He would have preserved his dignity better if he had recalled Groucho Marx's famous dictum: "I don't want to belong to any club that will accept me as a member." The same applies to Ukrainian President Leonid Kuchma, who was asked not to come to Prague after the U.S. government alleged that he recently sold an advanced radar system to Iraq but showed up anyway, much to the chagrin of summit organizers. But here's the odd thing: They'd both join NATO if they could.
Seven former communist nations - Estonia, Latvia, Lithuania, Slovakia, Slovenia, Romania and Bulgaria - were invited to join the alliance, which brings its membership to 26 countries. Russia already has a permanent security partnership with NATO, and even China has recently expressed an interest in creating some kind of Russian-style strategic relationship with NATO.
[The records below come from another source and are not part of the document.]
BrickGridHIP RendererHIP::brick_grid_to_device(const std::shared_ptr<BrickGrid>& g) {
    BrickGridHIP out;
    const uvec3 nb = g->n_bricks;
    const size_t n_bricks = (size_t)nb.x * nb.y * nb.z;
    if (n_bricks == 0) throw std::runtime_error("brick_grid_to_device: empty grid");
    out.nb[0] = (int)nb.x; out.nb[1] = (int)nb.y; out.nb[2] = (int)nb.z;
    out.transform = g->transform;
    const uvec3 ad = g->atlas.stride;
    const uint32_t sx = ad.x / 8, sy = ad.y / 8, sz = ad.z / 8;
    upload_range_words(out, nb, g->range, g->range_mipmaps);
    check_grid_bytes(brick_records(out) * (kBrickBlockBytes + sizeof(BrickRec) + 8), "the brick-linear atlas", out.nb);
    std::vector<BrickRec> recs(brick_records(out), BrickRec{ 0u, 0.f, 0.f, 0u });
    std::vector<uint8_t> atlas(recs.size() * (size_t)kBrickBlockBytes, 0);
    for (size_t i = 0; i < n_bricks; ++i) {
        const uint32_t ind = g->indirection.data[i], rg = g->range.data[i];
        const uint32_t px = ind >> 22, py = (ind >> 12) & 1023u, pz = (ind >> 2) & 1023u;
        const float lo = half2float(rg & 0xFFFFu), hi = half2float(rg >> 16);
        const size_t idx = i;
        BrickRec r;
        r.slot = (uint32_t)idx;
        r.rmin = lo;
        r.rdiff = hi - lo;
        r.range = rg;
        recs[idx] = r;
        uint8_t* dst = &atlas[idx * (size_t)kBrickBlockBytes];
        if (VR_BRICK_HEADERS)
            for (uint32_t l = 0; l < 5; ++l) { memcpy(dst + l * 128u, &r.rmin, 4); memcpy(dst + l * 128u + 4u, &r.rdiff, 4); }
        if (r.rdiff != 0.f && px < sx && py < sy && pz < sz) {
            ++out.n_active;
            for (uint32_t z = 0; z < 8; ++z)
                for (uint32_t y = 0; y < 8; ++y) {
                    const uint8_t* src = &g->atlas.data[g->atlas.index(px * 8, py * 8 + y, pz * 8 + z)];
                    for (uint32_t x = 0; x < 8; ++x) dst[brick_voxel_byte(z * 64 + y * 8 + x)] = src[x];
                }
        }
    }
    out.bricks = make_device_buffer(recs.size() * sizeof(BrickRec));
    out.bricks->upload(recs.data(), recs.size() * sizeof(BrickRec));
    std::vector<float> rng(recs.size() * 2);
    for (size_t i = 0; i < recs.size(); ++i) { rng[2 * i] = recs[i].rmin; rng[2 * i + 1] = recs[i].rdiff; }
    out.rng = make_device_buffer(rng.size() * sizeof(float));
    out.rng->upload(rng.data(), rng.size() * sizeof(float));
    out.atlas = make_device_buffer(atlas.size());
    out.atlas->upload(atlas.data(), atlas.size());
    return out;
}

void RendererHIP::scale_and_move_to_unit_cube() {
    vec3 bb_min(FLT_MAX), bb_max(FLT_MIN);
    for (const auto& frame : volume->grids) {
        const auto grid = frame.at("density");
        const uvec3 e = grid->index_extent();
        bb_min = vmin(bb_min, transform_point(grid->transform, vec3(0.f, 0.f, 0.f)));
        bb_max = vmax(bb_max, transform_point(grid->transform, vec3((float)e.x, (float)e.y, (float)e.z)));
    }
    const vec3 extent = bb_max - bb_min;
    const float size = std::fmax(extent.x, std::fmax(extent.y, extent.z));
    if (size != 1.f) {
        volume->transform = scale_then_translate(1.f / size, -bb_min - extent * 0.5f);
        density_scale *= size;
    }
}

static void copy3(float* dst, vec3 v) { dst[0] = v.x; dst[1] = v.y; dst[2] = v.z; }

static GridView make_view(const BrickGridHIP& g, bool paired = false, bool maj_blocked = false) {
    GridView v;
    memset(&v, 0, sizeof v);
    v.bricks = g.bricks ? g.bricks->as<BrickRec>() : nullptr;
    v.atlas = paired ? g.atlas_paired->as<uint8_t>() : (g.atlas ? g.atlas->as<uint8_t>() : nullptr);
    v.dense = g.dense ? g.dense->as<uint16_t>() : nullptr;
    for (int i = 0; i < 3; ++i) v.dim[i] = g.dim[i];
    for (int i = 0; i < 2; ++i) v.dblk[i] = g.dblk[i];
    v.majorant = g.majorant->as<float>();
    v.majorant16 = g.majorant16->as<uint16_t>();
    v.rng = g.rng ? g.rng->as<float>() : nullptr;
    v.atlas_f32 = g.atlas_f32 ? g.atlas_f32->as<float>() : nullptr;
    for (int i = 0; i < 3; ++i) v.nb[i] = g.nb[i];
    for (int i = 0; i < 3; ++i) { v.mshift[i] = g.mshift[i]; v.mlim[i] = (float)(8u << g.mshift[i]); }
    v.n_mips = g.n_mips;
    v.maj_blocked = maj_blocked ? 1 : 0;
    v.maj_outside = (int32_t)majorant_padded_cells((uint32_t)(g.mshift[0] + g.mshift[1] + g.mshift[2]));
    return v;
}

static float camera_z(float fov_degree) { return -0.5f / tan_(0.5f * kPi * fov_degree / 180.f); }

Not bad going for an alliance that was supposed to lose its relevance after the reason it was originally created for - to oppose Soviet expansionism in the Cold War - lost all meaning with the collapse of communist rule in Europe post-1989. So what is it actually for nowadays?
It's easy to understand why the ex-communist countries want to join: membership means they are part of 'the West' and no longer in the Russian sphere of influence. This is psychologically important or East European countries that spent decades under Soviet domination even though Russia is no longer a threat to them (and would probably join NATO itself if it could). But it hardly defines NATO: the seven countries that are joining this year have no more people than Spain, and a joint economic weight no greater than Belgium's.
The bluntest description of NATO's real purpose, uttered in 1949 by Lord Ismay, the alliance's first secretary general, was that it existed for three reasons: "to keep the Russians out, the Americans in, and the Germans down." That made sense at a time when Europeans were afraid that the Soviet Union might attack, were equally afraid that the Americans might go home and abandon them to their fate, and still lived in fear of a reunited Germany.
But most of this is now ancient history. Germany has been reunited for 10 years but poses no threat whatever to its neighbors. The Soviet Union is long gone, and though Russia's sheer size still makes it hard to imagine integrating it into NATO or the European Union, it is certainly not a threat or an enemy. So what is NATO for in 2002?
The official answer is that NATO is now America's staunchest ally in the "war against terror" and the West's principal vehicle for military interventions beyond the North Atlantic area. It is, however, a somewhat decrepit vehicle for this purpose, as NATO Secretary General George Robertson told a seminar in Brussels two weeks ago. "There are 2 million troops in uniform in Europe, half a million more than the Americans, but only a fraction are deployable," he complained. Lord Robertson went on to point out that the U.S.A. has 250 large transport planes to move troops around the planet, while the European members of NATO have just 11.
But there was one unasked question behind all the rhetoric: Just why would the European members of NATO want to fly large numbers of their troops to the far corners of the Earth? The "war on terror" would be the most common answer in Washington these days, but that doesn't really make sense: Terrorists are civilians living among other civilians, and conventional military forces are only rarely the appropriate instrument to use against them. Police forces and intelligence services are generally a great deal more useful.
Peacekeeping can take large numbers of troops, but they don't require all that much in the way of high-tech combat gear, nor do they have to arrive all at once. There just isn't a burning need for 2 million European troops to gad about the globe in ultra-large transport aircraft, and Lord Robertson is probably quite well aware of it in private. Much of his public breast-beating is just to placate the Americans - and to keep them committed to Europe.
Of Ismay's three reasons for NATO, one remains valid: to avoid a fatal breach opening up between an increasingly unilateralist America and a rapidly uniting Europe. There is no longer an enemy big enough to justify the huge military forces that both Europe and the United States still maintain, but there is actually a political rationale that makes some sense. For so long as everybody is committed to the same alliance, however elusive its practical purposes, the trans-Atlantic misunderstandings and disagreements will be kept within bounds.